If a line in the records below holds the word "unsigned", copy it.

[Dataset content]:
• • •

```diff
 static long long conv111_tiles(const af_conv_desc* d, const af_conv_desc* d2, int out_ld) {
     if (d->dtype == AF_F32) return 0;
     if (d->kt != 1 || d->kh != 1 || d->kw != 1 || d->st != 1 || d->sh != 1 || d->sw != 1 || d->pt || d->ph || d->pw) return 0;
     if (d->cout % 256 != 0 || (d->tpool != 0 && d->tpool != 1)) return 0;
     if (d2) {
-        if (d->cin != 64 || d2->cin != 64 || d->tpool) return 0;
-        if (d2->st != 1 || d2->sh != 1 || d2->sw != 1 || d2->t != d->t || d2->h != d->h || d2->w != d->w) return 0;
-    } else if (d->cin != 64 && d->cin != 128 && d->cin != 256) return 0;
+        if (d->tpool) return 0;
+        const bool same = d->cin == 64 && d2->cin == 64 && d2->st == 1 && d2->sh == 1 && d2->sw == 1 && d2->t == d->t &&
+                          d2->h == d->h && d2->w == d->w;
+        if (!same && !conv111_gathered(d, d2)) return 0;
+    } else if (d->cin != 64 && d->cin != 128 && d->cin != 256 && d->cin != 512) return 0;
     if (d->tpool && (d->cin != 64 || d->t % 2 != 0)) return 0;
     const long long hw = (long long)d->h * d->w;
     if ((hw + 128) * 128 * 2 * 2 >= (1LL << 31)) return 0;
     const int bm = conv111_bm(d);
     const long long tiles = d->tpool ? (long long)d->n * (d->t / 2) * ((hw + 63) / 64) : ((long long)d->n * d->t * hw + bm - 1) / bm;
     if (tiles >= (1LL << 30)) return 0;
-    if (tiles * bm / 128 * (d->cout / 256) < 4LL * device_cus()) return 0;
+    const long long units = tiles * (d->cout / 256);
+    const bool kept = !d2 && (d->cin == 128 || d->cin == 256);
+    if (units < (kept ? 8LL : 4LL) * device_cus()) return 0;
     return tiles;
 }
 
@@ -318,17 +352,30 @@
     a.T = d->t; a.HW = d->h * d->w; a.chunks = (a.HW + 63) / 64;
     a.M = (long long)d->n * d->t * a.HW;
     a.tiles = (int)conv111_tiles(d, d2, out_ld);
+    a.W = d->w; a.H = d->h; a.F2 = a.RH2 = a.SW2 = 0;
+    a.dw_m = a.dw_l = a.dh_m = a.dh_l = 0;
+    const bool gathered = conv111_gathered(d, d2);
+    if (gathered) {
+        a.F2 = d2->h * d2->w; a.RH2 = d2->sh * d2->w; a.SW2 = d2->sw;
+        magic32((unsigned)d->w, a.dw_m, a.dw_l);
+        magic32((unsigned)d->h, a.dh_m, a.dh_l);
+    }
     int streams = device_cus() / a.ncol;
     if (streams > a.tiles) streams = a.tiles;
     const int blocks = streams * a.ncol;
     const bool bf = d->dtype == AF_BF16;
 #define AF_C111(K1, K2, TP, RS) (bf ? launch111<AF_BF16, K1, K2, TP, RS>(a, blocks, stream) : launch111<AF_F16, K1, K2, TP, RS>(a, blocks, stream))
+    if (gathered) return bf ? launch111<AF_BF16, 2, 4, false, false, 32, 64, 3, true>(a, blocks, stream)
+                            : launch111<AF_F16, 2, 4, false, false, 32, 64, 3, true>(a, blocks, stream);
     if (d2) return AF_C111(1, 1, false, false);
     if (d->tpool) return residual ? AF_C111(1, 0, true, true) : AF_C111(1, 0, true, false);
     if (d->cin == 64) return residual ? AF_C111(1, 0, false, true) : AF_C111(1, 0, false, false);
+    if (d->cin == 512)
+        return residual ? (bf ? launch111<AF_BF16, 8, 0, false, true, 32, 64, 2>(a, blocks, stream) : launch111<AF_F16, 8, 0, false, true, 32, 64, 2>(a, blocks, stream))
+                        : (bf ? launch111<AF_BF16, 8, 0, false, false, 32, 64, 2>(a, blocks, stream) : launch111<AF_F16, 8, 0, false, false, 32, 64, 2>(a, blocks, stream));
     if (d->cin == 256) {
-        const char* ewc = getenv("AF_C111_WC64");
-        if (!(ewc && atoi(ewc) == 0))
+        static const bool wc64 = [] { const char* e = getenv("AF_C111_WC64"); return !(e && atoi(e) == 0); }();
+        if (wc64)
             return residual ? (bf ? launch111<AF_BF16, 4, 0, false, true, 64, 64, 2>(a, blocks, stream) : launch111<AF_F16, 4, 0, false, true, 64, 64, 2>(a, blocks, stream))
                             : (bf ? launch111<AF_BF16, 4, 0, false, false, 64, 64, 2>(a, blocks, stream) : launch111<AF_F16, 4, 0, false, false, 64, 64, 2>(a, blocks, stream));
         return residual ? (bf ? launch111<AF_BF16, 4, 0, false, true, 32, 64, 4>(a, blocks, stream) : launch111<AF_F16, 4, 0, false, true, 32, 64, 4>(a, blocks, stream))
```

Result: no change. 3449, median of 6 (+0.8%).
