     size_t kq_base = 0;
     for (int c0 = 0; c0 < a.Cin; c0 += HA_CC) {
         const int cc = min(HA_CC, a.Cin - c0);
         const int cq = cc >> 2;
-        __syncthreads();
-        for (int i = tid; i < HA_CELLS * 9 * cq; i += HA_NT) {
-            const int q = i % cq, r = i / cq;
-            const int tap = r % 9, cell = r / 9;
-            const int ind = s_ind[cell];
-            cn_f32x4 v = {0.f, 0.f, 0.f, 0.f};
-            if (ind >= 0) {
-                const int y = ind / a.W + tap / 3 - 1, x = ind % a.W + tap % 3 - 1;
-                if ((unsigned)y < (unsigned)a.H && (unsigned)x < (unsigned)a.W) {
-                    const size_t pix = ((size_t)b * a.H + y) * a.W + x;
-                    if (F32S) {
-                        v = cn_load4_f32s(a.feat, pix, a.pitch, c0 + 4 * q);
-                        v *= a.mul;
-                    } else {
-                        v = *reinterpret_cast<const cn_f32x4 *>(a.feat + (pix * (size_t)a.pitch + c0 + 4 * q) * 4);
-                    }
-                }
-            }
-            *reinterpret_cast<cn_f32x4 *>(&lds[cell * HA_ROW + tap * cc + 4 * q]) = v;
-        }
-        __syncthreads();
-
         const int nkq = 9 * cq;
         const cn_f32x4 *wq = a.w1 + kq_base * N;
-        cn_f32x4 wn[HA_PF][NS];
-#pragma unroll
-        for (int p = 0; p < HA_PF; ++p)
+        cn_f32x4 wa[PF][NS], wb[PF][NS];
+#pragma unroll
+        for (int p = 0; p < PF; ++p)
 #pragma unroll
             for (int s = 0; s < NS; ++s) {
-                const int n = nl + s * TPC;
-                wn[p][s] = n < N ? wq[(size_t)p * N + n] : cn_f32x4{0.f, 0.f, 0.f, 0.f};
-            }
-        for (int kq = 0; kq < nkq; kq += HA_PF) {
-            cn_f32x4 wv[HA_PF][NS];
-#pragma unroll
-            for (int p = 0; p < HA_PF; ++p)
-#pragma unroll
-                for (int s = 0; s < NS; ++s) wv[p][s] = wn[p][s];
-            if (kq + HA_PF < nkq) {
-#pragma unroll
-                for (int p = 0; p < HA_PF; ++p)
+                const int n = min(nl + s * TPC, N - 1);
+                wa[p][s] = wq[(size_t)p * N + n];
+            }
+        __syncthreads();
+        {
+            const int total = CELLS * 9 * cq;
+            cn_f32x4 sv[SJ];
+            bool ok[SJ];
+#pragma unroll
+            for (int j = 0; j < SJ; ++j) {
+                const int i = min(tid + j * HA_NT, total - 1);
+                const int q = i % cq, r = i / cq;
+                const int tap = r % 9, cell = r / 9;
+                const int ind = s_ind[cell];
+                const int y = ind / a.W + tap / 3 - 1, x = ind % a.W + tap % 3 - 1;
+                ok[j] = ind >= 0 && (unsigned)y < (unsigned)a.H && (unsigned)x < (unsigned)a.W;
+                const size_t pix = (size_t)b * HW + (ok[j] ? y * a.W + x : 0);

• • •

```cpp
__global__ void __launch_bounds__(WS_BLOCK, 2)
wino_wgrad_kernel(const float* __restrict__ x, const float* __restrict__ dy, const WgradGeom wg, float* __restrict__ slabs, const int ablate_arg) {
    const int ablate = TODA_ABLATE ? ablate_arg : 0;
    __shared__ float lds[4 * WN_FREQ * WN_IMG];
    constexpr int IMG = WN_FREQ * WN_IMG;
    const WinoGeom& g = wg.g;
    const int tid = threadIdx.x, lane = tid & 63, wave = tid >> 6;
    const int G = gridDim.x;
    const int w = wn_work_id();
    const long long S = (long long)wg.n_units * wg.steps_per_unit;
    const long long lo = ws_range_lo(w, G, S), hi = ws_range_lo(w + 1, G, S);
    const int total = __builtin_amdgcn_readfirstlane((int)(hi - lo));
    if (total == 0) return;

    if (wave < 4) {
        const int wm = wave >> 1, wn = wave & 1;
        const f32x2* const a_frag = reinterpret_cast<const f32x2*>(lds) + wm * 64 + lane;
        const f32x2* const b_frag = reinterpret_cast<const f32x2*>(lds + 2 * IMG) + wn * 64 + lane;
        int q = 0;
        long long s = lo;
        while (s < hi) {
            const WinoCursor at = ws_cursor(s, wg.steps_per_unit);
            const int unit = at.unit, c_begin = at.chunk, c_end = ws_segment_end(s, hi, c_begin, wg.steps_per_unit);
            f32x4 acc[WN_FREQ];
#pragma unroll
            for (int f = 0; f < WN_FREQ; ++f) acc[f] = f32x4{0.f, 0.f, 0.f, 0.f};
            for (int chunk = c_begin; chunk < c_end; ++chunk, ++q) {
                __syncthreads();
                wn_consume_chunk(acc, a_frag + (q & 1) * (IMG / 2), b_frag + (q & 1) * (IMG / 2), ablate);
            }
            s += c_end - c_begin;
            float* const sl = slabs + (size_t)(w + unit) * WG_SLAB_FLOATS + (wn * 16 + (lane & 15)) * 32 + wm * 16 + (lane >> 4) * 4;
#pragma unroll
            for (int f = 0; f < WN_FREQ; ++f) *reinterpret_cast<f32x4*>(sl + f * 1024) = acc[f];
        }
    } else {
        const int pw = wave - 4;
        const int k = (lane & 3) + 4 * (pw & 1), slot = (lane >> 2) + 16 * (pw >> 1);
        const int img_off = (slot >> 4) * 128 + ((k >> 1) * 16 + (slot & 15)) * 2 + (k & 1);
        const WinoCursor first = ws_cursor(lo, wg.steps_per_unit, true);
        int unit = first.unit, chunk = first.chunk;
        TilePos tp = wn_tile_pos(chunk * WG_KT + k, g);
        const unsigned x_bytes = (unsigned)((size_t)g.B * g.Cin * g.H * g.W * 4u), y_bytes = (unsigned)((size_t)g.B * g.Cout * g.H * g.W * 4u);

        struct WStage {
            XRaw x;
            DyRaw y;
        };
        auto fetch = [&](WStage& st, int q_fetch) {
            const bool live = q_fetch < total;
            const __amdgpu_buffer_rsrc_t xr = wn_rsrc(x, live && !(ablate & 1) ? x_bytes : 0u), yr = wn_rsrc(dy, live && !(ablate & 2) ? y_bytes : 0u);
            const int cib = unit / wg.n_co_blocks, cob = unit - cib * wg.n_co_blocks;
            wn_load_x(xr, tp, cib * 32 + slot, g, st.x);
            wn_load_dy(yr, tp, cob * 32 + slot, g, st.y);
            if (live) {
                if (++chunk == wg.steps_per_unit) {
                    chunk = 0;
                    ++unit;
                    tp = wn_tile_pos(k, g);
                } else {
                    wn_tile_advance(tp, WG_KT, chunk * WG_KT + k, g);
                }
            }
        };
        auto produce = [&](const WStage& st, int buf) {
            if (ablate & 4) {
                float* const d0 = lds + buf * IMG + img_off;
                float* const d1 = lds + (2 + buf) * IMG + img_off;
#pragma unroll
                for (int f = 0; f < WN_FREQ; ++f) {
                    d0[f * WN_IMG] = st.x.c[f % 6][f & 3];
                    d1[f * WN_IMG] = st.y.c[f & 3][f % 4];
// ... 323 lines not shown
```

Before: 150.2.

• • •

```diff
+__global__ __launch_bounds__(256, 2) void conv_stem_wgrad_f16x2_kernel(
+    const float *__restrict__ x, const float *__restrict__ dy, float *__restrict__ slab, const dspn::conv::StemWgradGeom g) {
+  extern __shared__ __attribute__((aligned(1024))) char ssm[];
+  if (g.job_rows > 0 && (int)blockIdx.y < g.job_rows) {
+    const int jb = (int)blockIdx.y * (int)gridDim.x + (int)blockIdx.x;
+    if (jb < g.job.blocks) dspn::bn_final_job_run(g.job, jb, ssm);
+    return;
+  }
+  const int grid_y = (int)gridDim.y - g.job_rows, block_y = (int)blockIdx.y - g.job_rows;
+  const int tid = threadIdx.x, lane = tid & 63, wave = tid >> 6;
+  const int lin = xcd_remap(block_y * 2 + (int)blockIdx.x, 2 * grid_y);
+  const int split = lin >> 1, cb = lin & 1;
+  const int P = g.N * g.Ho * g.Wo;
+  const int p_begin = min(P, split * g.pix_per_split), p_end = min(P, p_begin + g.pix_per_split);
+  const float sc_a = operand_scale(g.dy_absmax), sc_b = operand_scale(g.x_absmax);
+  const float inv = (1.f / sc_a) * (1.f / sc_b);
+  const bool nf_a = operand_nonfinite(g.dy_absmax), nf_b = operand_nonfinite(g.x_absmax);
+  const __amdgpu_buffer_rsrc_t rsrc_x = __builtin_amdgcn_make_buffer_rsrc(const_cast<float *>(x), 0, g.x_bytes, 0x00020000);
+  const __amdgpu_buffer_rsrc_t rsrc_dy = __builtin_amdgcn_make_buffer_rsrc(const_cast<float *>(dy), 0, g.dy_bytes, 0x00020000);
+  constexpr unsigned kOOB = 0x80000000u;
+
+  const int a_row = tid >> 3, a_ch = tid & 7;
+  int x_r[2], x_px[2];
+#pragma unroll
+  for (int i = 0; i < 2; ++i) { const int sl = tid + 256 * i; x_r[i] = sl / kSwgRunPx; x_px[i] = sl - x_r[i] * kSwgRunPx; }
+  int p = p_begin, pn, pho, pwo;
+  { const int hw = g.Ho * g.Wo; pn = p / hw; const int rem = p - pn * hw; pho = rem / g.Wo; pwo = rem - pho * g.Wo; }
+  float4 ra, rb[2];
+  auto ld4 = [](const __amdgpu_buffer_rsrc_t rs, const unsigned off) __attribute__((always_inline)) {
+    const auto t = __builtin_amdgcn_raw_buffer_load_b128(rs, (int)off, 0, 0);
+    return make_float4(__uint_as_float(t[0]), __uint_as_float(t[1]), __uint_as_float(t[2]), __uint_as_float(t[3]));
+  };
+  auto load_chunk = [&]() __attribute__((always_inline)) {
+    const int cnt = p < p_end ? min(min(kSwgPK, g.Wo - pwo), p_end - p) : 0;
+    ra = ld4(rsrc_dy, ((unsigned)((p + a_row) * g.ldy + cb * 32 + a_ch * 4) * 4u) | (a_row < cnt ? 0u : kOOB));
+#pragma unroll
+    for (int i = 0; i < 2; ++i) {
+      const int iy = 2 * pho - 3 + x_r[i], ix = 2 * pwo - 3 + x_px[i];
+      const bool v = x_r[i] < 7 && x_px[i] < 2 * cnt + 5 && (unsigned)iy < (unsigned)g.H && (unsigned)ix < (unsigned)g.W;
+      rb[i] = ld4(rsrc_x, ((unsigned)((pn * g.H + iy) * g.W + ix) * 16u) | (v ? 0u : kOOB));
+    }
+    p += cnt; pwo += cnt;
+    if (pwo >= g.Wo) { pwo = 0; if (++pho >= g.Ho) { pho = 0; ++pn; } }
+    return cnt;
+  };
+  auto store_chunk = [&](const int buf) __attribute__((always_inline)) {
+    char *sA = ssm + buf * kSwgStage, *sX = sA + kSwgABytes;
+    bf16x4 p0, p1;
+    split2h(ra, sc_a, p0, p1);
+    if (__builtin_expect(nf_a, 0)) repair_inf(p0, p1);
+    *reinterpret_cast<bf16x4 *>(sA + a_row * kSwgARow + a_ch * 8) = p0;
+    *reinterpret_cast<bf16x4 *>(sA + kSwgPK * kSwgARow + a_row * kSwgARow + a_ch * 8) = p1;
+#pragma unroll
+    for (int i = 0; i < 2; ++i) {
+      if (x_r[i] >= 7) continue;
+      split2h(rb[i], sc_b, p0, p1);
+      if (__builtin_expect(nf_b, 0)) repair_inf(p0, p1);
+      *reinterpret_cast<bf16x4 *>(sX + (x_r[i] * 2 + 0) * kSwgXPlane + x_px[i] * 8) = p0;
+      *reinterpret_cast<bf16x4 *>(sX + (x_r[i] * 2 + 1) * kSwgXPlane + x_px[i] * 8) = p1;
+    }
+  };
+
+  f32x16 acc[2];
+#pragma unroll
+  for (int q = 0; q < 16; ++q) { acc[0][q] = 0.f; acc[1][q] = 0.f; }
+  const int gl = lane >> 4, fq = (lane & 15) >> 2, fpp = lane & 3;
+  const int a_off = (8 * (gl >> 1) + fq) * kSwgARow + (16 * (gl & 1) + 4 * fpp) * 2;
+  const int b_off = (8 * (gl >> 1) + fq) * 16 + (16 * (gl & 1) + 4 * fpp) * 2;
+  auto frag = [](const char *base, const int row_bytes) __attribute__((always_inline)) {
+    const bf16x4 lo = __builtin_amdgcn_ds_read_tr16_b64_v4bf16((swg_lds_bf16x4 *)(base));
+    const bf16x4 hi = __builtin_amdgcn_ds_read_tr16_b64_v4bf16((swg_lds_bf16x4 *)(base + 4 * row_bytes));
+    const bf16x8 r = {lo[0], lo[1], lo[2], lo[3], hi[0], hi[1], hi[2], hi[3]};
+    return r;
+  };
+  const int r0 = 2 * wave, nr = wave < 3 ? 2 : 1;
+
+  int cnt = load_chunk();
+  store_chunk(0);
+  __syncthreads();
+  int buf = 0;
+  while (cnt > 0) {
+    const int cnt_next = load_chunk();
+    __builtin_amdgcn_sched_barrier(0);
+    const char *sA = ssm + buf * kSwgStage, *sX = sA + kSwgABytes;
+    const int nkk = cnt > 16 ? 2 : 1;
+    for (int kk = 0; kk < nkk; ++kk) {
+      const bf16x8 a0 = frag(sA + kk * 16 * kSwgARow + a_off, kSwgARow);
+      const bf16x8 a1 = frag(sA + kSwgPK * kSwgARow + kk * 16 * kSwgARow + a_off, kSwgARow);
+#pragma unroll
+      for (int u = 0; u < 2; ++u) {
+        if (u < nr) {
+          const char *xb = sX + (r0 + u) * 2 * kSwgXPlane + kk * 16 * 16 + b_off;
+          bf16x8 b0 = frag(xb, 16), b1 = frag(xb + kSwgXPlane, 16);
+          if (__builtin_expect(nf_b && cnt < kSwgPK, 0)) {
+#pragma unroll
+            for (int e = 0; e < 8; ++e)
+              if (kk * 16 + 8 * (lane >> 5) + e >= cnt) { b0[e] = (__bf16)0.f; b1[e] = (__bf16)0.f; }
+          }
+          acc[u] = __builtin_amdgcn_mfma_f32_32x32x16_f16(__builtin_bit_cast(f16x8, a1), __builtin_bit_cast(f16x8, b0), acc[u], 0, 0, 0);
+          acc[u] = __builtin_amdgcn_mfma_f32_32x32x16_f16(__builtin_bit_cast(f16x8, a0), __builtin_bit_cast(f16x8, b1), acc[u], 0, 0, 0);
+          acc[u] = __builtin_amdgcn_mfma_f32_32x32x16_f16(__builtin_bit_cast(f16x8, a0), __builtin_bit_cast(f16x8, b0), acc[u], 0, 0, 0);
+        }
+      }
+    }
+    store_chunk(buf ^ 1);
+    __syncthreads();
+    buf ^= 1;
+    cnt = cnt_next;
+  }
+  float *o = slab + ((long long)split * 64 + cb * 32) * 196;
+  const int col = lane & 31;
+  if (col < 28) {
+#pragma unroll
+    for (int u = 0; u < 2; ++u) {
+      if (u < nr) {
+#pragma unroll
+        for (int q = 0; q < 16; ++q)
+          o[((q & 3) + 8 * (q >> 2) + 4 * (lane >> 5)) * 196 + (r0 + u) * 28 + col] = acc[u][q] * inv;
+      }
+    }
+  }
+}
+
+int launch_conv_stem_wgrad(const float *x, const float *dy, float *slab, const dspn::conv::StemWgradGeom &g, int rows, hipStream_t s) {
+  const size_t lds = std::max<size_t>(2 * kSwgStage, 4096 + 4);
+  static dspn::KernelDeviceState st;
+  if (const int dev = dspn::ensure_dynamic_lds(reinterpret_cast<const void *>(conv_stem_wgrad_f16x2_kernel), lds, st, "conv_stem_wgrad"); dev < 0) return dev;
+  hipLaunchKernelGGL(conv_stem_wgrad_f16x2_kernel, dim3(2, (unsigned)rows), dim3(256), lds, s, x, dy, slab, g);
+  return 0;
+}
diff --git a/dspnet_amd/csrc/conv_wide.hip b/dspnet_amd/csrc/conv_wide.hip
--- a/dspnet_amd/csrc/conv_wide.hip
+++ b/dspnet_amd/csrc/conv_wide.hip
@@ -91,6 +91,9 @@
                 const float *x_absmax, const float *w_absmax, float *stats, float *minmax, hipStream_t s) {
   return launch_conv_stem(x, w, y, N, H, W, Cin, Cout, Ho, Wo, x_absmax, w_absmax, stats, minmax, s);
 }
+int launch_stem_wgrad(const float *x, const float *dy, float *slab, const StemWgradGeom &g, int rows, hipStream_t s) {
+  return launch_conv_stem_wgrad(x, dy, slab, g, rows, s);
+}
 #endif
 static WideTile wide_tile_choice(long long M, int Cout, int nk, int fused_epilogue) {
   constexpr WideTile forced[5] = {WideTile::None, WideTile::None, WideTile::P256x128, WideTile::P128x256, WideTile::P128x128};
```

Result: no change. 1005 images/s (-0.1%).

• • •

[Result]:
+        magic32((unsigned)d->w, a.dw_m, a.dw_l);
+        magic32((unsigned)d->h, a.dh_m, a.dh_l);
-                if ((unsigned)y < (unsigned)a.H && (unsigned)x < (unsigned)a.W) {
+                ok[j] = ind >= 0 && (unsigned)y < (unsigned)a.H && (unsigned)x < (unsigned)a.W;
        const unsigned x_bytes = (unsigned)((size_t)g.B * g.Cin * g.H * g.W * 4u), y_bytes = (unsigned)((size_t)g.B * g.Cout * g.H * g.W * 4u);
+  constexpr unsigned kOOB = 0x80000000u;
+  auto ld4 = [](const __amdgpu_buffer_rsrc_t rs, const unsigned off) __attribute__((always_inline)) {
+    ra = ld4(rsrc_dy, ((unsigned)((p + a_row) * g.ldy + cb * 32 + a_ch * 4) * 4u) | (a_row < cnt ? 0u : kOOB));
+      const bool v = x_r[i] < 7 && x_px[i] < 2 * cnt + 5 && (unsigned)iy < (unsigned)g.H && (unsigned)ix < (unsigned)g.W;
+      rb[i] = ld4(rsrc_x, ((unsigned)((pn * g.H + iy) * g.W + ix) * 16u) | (v ? 0u : kOOB));
+  hipLaunchKernelGGL(conv_stem_wgrad_f16x2_kernel, dim3(2, (unsigned)rows), dim3(256), lds, s, x, dy, slab, g);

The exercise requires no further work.